> Task data:
• • •

struct Workspace {
    DevBuf ping, pong, lz4_scratch, csize, frame_off, io_src, io_dst, small, plan, dedupe;
    DevBuf spec;
    DevBuf diff_side;
    DevBuf digest;
    DevBuf bkrd;
    DevBuf subset;
    DevBuf range_full;
    DevBuf slabs_index;
    DevBuf slabs_joint;
    DevBuf slabs_out;
    HostBuf slabs_host;
    void* pinned = nullptr;
    void release_buffers()
    {
        ping.release(); pong.release(); lz4_scratch.release(); csize.release(); frame_off.release();
        io_src.release(); io_dst.release(); small.release(); plan.release(); dedupe.release(); diff_side.release(); spec.release(); digest.release(); bkrd.release();
        subset.release(); range_full.release(); slabs_index.release(); slabs_joint.release(); slabs_out.release(); slabs_host.release();
    }
};

struct Stager {
    static constexpr int kLanes = 4;
    static constexpr size_t kSlice = 8u << 20;
    char* pin[kLanes][2] = {};
    hipStream_t st[kLanes] = {};
    hipEvent_t ev[kLanes][2] = {};
    bool ready = false;

    bool init()
    {
        if (ready) return true;
        for (int l = 0; l < kLanes; ++l) {
            if (hipStreamCreateWithFlags(&st[l], hipStreamNonBlocking) != hipSuccess) return false;
            for (int b = 0; b < 2; ++b) {
                if (hipHostMalloc((void**)&pin[l][b], kSlice, hipHostMallocDefault) != hipSuccess) return false;
                if (hipEventCreateWithFlags(&ev[l][b], hipEventDisableTiming) != hipSuccess) return false;
            }
// ... 239 lines not shown
    LaneLease* lanes;
    CallStamps* stamps;
    Pipeline pipe;
    std::vector<uint64_t> dims;
    uint64_t len;
    int elem_size;
    void* d_dst;
    uint64_t dst_capacity;
    long* dstoffset;
    FrameQuery* fq;

    const uint8_t* cur;
    int cur_elem;
    uint64_t cur_len;
    bool use_ping = true;

    struct {
        const uint32_t* piece_hash = nullptr;
        bool inplace = false;
        uint64_t t0 = 0, in_stride = 0;
        uint32_t* digest = nullptr;
        uint32_t digest_stride = 0;
        bool dedupe_cleared = false;
        const uint64_t* frame_map = nullptr;
        uint64_t frame_bytes = 0;
    } prep;
    struct DiffSide { const uint16_t* p = nullptr; uint32_t w = 0, X = 0; } side;
    struct {
        bool on = false;
        int block_id = 0;
        uint64_t total = 0, chunk = 0, nchunks = 0, stride = 0;
        const sqy::Lz4Block* blocks = nullptr;
        const uint32_t* dup_of = nullptr;
        uint64_t* tail_info = nullptr;
        bool inplace_done = false;
        uint64_t blob_at = 0, blob_bytes = 0, payload_bytes = 0;
    } lz4;

    EncodeCall(Context& c, hipStream_t s, Pipeline&& p, std::vector<uint64_t>&& d, uint64_t voxels, int elem, const void* src, void* dst,
               uint64_t capacity, long* offset, FrameQuery* frames, LaneLease* lane_lease, CallStamps* call_stamps)
        : cx(c), ws(&c.ws), pend(&c.pending), stream(s), lanes(lane_lease), stamps(call_stamps), pipe(std::move(p)), dims(std::move(d)), len(voxels), elem_size(elem), d_dst(dst),
          dst_capacity(capacity), dstoffset(offset), fq(frames), cur(static_cast<const uint8_t*>(src)), cur_elem(elem), cur_len(voxels) {}

    uint8_t* next_buf(size_t bytes)
    {
        DevBuf& b = use_ping ? ws->ping : ws->pong;
        use_ping = !use_ping;
        return b.ensure(bytes) ? nullptr : static_cast<uint8_t*>(b.p);
    }
    int produced(const uint8_t* out) { cur = out; return 0; }
    bool is_tail(size_t si) const { return pipe.sink_index >= 0 && (int)si > pipe.sink_index; }
    bool not_3d(const char* scheme) const
    {
        if (dims.size() != 3) std::fprintf(stderr, "[sqeazy::detail::%s::encode] received non-3D shape which is currently unsupported!\n", scheme);
        return dims.size() != 3;
    }
    bool followed_by(size_t si, StageKind k) const { return si + 1 < pipe.stages.size() && pipe.stages[si + 1].kind == k; }
    void stage_shape(size_t si, uint64_t& Z, uint64_t& Y, uint64_t& X) const
    {
        const bool flat = is_tail(si) && cur_len * (uint64_t)cur_elem != len;
        Z = flat ? 1 : dims[0]; Y = flat ? 1 : dims[1]; X = flat ? cur_len : dims[2];
    }

    int take_lanes(std::unique_lock<std::mutex>& lock)
    {
// ... 73 lines not shown
            if (words && chunked && chunk % 1024 == 0 && total > chunk) {
                const uint64_t nch = (total + chunk - 1) / chunk;
                const uint64_t ph_bytes = (words * 4 + 63) & ~(uint64_t)63;
                if (ws->dedupe.ensure(ph_bytes + sqy::lz4_dedupe_work_bytes(nch) + ((nch * 4 + 7) & ~(uint64_t)7) + sqy::lz4_holes_map_bytes(nch, (uint32_t)chunk))) return 1;
                ph = static_cast<uint32_t*>(ws->dedupe.p);
                prep.piece_hash = ph;
                if (dstoffset && si + 2 == pipe.stages.size() && (chunk & (chunk - 1)) == 0) {
                    const uint64_t hdr_max = sqy::header_pack(elem_size, false, dims, pipe.name(), (uint64_t)INT_MAX).size() + 2;
                    uint64_t t0 = hdr_max;
                    while ((reinterpret_cast<uintptr_t>(d_dst) + t0 + 11) & 15) ++t0;
                    if (t0 + nch * (chunk + 15) <= dst_capacity) {
                        gap_chunk = chunk;
                        prep.t0 = t0;
                        prep.in_stride = chunk + 15;
                        prep.inplace = true;
                        if (ws->plan.ensure((nch + 1) * sizeof(uint32_t))) return 1;
                        const uint32_t dstride = sqy::lz4_noise_digest_stride((uint32_t)chunk);
                        if (g_opt.noise_digest.load() && dstride && (cur_len / 8) % chunk == 0 && lz.accel >= 0 &&
                            !ws->digest.ensure(nch * (uint64_t)dstride * sizeof(uint32_t), true)) {
                            prep.digest = static_cast<uint32_t*>(ws->digest.p);
                            prep.digest_stride = dstride;
                        }
                        if (take_lanes(lane_lock)) return 1;
                        SQY_HIP(sqy::launch_lz4_dedupe_clear(static_cast<uint8_t*>(ws->dedupe.p) + ph_bytes, nch, static_cast<uint32_t*>(ws->plan.p), stream));
                        prep.dedupe_cleared = true;
                        if (stamps) stamps->stamp(CallStamps::clear_launched);
                    }
                }
            }
        }
        uint8_t* out = gap_chunk ? static_cast<uint8_t*>(d_dst) + prep.t0 + 11 : next_buf(cur_len * cur_elem);
        if (!out) return 1;
        if (!gap_chunk && ph && (reinterpret_cast<uintptr_t>(out) & 15)) { ph = nullptr; prep.piece_hash = nullptr; }
        const bool on_lanes = lanes && lanes->taken();
        const bool owned = stream != nullptr && stream == cx.stream;
        int devid = 0;
        const bool chain = !on_lanes && g_opt.transpose_chain.load() && (owned || g_opt.transpose_chain_caller_streams.load()) && gap_chunk &&
                           hipGetDevice(&devid) == hipSuccess && devid >= 0 && devid < kMaxDev;
        std::unique_lock<std::mutex> tlock;
        if (chain) {
            if (!cx.t_done && hipEventCreateWithFlags(&cx.t_done, hipEventDisableTiming) != hipSuccess) return 1;
            tlock = std::unique_lock<std::mutex>(g_tchain_mu[devid]);
            const auto now = std::chrono::steady_clock::now();
            if (g_tchain_last[devid] && g_tchain_last[devid] != cx.t_done && now - g_tchain_when[devid] < std::chrono::milliseconds(5))
                SQY_HIP(hipStreamWaitEvent(stream, g_tchain_last[devid], 0));
            g_tchain_when[devid] = now;
        }
// ... 303 lines not shown
                                                                   static_cast<uint32_t*>(ws->csize.p), d_redo, n_redo, stream, prep.frame_map, prep.frame_bytes,
                                                                   prep.in_stride));
        return 0;
    }

    int lz4_inplace_finish(uint32_t* d_redo, const std::string& hdr_prefix, const std::string& hdr_suffix)
    {
        const Lz4Descriptor fd = lz4_descriptor(lz4.block_id);
        uint8_t* outb = static_cast<uint8_t*>(d_dst);
        volatile uint64_t* record = static_cast<volatile uint64_t*>(ws->pinned);
        const bool fused_tail = lz4.nchunks <= 65536;
        auto tail = [&](const uint32_t* guard, bool fused, bool scan_too) -> int {
            record[0] = 0;
            if (!fused && scan_too)
                SQY_TIMED("lz4_frame_scan", sqy::launch_lz4_frame_scan(static_cast<uint32_t*>(ws->csize.p), lz4.nchunks, lz4.total, (uint32_t)lz4.chunk,
                                                                       static_cast<uint64_t*>(ws->frame_off.p), stream, nullptr, lz4.dup_of, lz4.tail_info, guard,
                                                                       outb + prep.t0 + 11, prep.in_stride, fd.bd, fd.hc));
            auto with_args = [&](auto launch) {
                return launch(outb, prep.t0, prep.in_stride, lz4.total, (uint32_t)lz4.chunk, lz4.nchunks, static_cast<uint8_t*>(ws->lz4_scratch.p), lz4.stride,
                              static_cast<uint32_t*>(ws->csize.p), static_cast<uint64_t*>(ws->frame_off.p), lz4.dup_of, lz4.tail_info, fd.bd, fd.hc,
                              hdr_prefix.data(), (uint32_t)hdr_prefix.size(), hdr_suffix.data(), (uint32_t)hdr_suffix.size(), (uint32_t)elem_size, guard,
                              const_cast<uint64_t*>(record), stream);
            };
            SQY_TIMED(fused ? "lz4_inplace_tail" : "lz4_frame_gather",
                      fused ? with_args(sqy::launch_lz4_inplace_tail_fused) : with_args(sqy::launch_lz4_inplace_tail));
            return 0;
        };
        if (tail(d_redo, fused_tail, true)) return 1;
        if (stamps) stamps->stamp(CallStamps::parse_queued);
        SQY_HIP(hipStreamSynchronize(stream));
        if (stamps) stamps->stamp(CallStamps::sync_returned);
        if (record[0] == 2) {
            if (lz4_dense(d_redo, (uint32_t)record[6])) return 1;
            if (tail(nullptr, fused_tail, true)) return 1;
            SQY_HIP(hipStreamSynchronize(stream));
        }
        if (record[0] == 4) {
            if (tail(nullptr, false, false)) return 1;
            SQY_HIP(hipStreamSynchronize(stream));
        }
        if (record[0] != 1) {
            std::fprintf(stderr, "[sqeazy]\t internal error: frames in place did not finish (status %llu)\n", (unsigned long long)record[0]);
            return 1;
        }
        lz4.inplace_done = true;
        lz4.blob_at = record[1]; lz4.blob_bytes = record[2]; lz4.payload_bytes = record[3];
        lz4.on = true;
        return 0;
    }

    int lz4_linked(size_t si, bool serial, uint32_t accel)
    {
        const sqy::Lz4Plan plan = sqy::lz4_plan_blocks(lz4.total, lz4.chunk, pipe.stages[si].lz4.block_bytes(), serial);
        if (!plan.ok || plan.blocks.empty()) {
// ... 1611 lines not shown
void SQYAMD_Profile_Reset(void)
{
    std::lock_guard<std::mutex> lock(g_prof_mu);
    g_prof.clear();
}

• • •

Your answer must be a single number: the count of lines in the records that include "owned".

2